Copy whichever lines of the data hold the word "nullptr".

**Records drawn from a dataset**
——————————
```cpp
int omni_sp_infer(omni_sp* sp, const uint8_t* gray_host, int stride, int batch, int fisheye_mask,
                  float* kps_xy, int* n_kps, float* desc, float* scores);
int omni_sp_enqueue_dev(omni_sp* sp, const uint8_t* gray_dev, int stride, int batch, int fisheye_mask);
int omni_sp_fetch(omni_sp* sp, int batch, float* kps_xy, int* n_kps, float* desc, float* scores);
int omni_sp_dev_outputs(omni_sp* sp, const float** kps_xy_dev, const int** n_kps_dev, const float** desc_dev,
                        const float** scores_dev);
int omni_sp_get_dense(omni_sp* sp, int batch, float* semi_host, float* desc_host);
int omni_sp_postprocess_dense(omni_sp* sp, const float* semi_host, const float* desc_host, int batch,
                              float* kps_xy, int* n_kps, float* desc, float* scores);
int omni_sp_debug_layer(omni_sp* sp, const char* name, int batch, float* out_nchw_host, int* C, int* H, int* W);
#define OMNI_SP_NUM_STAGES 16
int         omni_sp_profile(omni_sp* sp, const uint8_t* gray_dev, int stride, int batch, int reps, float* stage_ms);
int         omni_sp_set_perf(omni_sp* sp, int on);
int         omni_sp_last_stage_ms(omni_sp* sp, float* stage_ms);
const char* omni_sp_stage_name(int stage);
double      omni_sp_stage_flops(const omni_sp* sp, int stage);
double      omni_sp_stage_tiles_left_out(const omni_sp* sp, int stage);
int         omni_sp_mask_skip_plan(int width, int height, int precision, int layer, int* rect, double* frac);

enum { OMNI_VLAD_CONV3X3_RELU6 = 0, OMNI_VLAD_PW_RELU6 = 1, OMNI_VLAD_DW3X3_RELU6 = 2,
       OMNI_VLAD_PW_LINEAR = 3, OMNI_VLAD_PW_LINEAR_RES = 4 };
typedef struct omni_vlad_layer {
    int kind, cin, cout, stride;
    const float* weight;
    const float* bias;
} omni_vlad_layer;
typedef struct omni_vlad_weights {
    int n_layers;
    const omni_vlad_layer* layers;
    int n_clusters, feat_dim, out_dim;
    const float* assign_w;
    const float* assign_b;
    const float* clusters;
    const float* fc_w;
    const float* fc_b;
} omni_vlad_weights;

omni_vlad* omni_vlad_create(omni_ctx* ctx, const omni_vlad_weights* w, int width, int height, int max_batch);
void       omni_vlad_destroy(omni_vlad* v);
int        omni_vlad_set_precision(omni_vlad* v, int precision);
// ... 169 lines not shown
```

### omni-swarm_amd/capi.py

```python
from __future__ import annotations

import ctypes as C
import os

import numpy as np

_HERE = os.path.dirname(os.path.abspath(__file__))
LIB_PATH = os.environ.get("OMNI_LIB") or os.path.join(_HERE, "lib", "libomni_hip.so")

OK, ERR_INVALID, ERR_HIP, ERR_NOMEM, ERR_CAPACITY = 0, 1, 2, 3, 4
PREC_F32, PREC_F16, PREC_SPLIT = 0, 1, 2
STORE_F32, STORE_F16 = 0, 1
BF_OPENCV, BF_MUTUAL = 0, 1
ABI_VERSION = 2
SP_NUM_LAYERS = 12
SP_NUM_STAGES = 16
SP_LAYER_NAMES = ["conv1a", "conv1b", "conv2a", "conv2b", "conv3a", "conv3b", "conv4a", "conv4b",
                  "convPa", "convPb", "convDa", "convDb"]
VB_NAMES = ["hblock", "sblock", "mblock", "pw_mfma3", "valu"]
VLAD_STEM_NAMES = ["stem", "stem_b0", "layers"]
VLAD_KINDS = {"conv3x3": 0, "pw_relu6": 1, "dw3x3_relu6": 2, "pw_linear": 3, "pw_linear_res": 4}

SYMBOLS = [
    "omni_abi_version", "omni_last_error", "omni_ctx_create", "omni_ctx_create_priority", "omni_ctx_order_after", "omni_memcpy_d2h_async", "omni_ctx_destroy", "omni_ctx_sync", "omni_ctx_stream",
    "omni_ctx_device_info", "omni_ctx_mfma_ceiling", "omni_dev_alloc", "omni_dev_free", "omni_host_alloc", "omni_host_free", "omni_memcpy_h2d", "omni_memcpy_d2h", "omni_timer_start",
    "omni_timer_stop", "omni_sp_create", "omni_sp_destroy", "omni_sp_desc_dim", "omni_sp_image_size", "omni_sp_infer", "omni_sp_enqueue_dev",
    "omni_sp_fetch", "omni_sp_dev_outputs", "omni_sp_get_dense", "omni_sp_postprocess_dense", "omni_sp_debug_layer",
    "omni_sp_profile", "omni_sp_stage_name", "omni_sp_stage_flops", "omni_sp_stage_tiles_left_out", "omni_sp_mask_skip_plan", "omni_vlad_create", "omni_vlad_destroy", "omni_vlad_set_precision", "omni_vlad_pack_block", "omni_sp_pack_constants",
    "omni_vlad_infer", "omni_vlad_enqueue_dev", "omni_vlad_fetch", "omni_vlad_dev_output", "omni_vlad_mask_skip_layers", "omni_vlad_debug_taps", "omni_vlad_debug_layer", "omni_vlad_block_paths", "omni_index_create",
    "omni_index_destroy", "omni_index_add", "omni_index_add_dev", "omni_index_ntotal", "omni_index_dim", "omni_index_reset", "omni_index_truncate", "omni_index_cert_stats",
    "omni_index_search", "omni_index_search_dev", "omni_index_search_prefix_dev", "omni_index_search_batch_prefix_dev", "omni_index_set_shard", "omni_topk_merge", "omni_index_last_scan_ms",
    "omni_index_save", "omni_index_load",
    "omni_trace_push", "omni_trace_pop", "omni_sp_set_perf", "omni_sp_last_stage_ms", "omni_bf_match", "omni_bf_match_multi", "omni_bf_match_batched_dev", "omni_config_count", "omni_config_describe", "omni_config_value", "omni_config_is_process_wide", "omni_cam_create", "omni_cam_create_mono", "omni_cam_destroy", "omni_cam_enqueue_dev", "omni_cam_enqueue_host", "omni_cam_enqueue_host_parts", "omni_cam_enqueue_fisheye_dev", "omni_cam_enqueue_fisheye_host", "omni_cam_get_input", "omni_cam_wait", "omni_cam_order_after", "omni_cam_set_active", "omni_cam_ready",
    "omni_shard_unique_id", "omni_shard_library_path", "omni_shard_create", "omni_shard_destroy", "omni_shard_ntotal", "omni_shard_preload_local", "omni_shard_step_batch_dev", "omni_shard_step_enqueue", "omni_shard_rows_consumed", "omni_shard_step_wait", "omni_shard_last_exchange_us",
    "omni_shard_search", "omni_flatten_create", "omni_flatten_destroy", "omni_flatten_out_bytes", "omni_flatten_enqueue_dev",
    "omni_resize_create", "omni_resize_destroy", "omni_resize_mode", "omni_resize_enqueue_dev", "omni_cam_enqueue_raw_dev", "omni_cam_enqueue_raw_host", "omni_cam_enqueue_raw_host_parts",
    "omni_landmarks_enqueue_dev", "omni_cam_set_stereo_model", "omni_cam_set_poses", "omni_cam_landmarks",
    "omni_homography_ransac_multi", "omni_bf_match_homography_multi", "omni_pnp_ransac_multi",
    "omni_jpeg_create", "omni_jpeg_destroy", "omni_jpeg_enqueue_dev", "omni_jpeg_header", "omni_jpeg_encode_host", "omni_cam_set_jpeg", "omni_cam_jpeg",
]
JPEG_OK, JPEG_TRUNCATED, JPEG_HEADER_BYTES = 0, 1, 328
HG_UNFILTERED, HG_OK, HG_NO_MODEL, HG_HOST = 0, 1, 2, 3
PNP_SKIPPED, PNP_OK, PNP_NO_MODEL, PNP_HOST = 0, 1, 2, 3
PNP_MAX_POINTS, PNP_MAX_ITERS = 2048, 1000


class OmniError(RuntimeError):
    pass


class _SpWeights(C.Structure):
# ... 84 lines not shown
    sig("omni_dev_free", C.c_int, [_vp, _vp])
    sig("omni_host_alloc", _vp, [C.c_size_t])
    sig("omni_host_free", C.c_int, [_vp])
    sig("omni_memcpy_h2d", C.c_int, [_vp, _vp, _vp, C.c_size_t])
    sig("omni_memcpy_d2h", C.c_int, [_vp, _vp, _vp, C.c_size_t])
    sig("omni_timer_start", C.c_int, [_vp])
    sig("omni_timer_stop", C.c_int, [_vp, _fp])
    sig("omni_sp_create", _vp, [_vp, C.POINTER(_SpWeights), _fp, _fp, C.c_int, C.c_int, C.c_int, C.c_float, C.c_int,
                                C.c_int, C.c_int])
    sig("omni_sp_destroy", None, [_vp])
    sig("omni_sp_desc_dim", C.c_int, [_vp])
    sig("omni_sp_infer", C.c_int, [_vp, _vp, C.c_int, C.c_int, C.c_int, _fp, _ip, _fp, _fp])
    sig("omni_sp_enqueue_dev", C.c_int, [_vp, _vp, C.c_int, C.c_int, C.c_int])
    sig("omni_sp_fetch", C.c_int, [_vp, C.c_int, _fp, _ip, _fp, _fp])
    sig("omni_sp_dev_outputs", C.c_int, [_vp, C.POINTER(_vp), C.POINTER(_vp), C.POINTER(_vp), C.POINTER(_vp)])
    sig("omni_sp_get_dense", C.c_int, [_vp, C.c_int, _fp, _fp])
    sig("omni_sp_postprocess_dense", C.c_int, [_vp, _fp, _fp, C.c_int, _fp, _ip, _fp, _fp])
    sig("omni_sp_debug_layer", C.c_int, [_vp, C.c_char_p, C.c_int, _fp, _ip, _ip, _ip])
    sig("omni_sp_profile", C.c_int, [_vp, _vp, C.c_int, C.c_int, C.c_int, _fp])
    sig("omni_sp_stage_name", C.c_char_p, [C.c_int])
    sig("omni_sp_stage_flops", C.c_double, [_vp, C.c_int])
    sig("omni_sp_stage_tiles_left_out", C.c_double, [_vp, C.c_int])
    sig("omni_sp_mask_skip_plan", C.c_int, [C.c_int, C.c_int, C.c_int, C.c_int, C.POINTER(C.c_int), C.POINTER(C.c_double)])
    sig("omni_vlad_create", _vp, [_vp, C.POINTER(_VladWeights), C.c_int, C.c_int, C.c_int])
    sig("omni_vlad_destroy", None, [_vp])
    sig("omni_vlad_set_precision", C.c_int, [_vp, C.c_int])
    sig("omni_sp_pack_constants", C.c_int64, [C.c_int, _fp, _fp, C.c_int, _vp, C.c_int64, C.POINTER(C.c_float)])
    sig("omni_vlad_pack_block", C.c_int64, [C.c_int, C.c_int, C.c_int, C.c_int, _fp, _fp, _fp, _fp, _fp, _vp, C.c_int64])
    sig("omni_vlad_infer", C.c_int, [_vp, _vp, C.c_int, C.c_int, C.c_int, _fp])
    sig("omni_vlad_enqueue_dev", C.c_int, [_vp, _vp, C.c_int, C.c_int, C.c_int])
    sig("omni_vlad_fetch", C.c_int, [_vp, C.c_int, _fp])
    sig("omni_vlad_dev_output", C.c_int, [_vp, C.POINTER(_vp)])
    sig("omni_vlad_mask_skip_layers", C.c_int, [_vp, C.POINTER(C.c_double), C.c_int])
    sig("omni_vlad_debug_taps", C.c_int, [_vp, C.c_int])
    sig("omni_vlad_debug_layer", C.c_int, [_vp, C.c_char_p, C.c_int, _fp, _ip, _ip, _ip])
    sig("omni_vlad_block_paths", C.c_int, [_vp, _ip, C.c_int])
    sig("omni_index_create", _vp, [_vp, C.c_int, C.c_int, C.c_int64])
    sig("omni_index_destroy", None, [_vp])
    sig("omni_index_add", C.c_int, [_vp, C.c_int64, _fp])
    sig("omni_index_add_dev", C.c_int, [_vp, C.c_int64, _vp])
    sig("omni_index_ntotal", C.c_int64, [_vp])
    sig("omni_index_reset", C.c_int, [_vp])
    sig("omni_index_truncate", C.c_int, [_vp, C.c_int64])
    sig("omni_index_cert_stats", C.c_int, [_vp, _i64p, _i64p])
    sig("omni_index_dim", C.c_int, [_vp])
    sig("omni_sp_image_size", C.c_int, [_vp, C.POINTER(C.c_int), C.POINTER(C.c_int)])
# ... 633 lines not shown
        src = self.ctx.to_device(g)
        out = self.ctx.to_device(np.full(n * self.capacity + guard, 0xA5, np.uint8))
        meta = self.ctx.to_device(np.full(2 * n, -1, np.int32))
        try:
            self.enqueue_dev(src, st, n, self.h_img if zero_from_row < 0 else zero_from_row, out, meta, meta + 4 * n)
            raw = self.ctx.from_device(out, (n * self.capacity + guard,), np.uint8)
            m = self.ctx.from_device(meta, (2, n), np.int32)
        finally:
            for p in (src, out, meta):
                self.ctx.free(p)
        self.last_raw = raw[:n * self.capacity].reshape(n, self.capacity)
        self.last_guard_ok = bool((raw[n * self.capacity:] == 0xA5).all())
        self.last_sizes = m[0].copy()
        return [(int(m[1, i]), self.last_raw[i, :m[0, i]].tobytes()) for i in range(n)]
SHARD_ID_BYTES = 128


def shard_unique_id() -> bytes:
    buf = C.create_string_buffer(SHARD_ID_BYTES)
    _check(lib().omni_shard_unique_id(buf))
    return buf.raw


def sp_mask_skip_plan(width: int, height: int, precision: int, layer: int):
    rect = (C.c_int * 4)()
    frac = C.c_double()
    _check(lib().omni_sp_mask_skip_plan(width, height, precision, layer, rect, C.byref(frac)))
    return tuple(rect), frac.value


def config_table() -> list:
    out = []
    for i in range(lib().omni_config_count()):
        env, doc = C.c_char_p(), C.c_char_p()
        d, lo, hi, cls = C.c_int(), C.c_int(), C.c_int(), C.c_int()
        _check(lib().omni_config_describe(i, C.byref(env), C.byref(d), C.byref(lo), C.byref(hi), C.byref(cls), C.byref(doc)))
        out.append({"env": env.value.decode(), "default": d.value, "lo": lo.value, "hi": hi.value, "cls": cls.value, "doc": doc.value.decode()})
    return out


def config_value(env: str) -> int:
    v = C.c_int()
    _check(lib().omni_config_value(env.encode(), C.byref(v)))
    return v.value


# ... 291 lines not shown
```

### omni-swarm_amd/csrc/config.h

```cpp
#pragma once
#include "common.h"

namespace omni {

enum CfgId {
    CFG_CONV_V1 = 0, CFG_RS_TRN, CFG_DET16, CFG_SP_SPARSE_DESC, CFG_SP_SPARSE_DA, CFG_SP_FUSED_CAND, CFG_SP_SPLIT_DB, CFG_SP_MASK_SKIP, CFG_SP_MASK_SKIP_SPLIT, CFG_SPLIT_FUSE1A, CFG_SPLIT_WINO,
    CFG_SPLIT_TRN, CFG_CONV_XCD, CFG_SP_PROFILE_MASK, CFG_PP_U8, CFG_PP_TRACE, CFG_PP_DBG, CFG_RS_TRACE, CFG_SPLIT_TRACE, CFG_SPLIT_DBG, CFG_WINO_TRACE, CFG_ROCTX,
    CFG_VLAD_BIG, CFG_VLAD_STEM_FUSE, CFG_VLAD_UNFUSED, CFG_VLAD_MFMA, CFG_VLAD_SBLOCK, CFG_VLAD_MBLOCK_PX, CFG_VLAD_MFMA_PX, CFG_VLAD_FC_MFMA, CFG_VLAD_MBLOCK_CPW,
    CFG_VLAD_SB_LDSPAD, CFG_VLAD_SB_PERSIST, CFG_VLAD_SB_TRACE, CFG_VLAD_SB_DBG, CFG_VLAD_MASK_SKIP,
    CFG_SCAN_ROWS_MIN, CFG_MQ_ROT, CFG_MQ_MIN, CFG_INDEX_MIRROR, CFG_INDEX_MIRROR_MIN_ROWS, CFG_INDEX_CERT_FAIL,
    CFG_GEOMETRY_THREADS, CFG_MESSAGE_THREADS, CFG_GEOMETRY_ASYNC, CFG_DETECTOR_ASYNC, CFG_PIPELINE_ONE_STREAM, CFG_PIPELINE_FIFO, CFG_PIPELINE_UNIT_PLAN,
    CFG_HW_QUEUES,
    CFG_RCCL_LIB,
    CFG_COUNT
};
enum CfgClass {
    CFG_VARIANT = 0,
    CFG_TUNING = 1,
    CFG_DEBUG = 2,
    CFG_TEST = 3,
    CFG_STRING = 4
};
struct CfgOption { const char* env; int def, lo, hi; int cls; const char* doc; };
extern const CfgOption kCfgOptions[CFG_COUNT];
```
——————————
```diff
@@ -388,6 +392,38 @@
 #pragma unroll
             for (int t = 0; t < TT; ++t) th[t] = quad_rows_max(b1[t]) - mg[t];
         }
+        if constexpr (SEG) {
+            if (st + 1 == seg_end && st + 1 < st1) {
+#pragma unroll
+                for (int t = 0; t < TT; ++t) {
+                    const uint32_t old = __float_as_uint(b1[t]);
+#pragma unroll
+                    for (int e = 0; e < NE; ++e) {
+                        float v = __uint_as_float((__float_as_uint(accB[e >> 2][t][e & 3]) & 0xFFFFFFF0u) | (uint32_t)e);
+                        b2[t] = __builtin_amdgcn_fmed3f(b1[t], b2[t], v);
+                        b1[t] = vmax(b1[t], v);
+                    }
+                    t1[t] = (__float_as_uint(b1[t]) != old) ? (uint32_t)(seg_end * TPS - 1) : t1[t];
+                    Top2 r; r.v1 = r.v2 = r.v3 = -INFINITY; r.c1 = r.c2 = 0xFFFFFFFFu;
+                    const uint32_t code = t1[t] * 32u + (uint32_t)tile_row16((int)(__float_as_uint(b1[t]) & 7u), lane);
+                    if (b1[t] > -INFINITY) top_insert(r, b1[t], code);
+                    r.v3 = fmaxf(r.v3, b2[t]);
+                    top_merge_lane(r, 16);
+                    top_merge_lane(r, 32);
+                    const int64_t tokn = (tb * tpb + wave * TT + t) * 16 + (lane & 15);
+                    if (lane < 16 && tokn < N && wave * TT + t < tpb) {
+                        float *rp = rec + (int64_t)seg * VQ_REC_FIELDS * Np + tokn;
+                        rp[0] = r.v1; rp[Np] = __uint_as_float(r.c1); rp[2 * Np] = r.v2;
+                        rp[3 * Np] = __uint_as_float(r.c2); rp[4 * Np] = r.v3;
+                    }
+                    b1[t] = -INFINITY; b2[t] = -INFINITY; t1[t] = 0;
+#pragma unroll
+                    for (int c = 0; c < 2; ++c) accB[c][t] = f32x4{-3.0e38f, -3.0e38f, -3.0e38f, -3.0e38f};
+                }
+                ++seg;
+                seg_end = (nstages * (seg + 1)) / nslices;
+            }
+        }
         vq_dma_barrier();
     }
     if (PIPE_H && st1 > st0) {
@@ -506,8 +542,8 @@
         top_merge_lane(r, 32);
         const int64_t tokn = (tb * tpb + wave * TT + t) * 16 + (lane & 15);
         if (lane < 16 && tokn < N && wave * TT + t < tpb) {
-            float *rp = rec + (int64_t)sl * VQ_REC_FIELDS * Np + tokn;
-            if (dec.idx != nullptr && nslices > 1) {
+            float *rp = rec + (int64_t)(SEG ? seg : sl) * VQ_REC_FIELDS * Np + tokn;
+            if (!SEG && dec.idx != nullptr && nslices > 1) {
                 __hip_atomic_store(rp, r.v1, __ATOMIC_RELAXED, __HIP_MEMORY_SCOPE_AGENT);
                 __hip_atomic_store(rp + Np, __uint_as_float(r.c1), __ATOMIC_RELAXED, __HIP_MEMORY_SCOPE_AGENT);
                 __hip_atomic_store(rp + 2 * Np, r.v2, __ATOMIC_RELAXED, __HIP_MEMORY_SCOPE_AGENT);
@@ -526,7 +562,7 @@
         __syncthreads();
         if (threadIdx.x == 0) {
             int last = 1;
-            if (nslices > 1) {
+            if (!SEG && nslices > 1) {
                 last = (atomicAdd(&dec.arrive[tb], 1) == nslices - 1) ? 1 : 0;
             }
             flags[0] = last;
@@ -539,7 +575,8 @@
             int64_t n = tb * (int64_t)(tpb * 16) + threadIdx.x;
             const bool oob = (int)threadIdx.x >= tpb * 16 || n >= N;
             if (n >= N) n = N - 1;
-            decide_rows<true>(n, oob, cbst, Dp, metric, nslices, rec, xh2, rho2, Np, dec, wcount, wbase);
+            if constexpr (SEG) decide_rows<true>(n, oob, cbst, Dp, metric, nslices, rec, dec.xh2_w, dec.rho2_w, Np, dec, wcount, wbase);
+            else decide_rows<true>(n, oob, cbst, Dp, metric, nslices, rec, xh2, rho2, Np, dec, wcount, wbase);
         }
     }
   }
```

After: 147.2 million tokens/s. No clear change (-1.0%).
——————————
**Answer section**
-            if (dec.idx != nullptr && nslices > 1) {
+            if (!SEG && dec.idx != nullptr && nslices > 1) {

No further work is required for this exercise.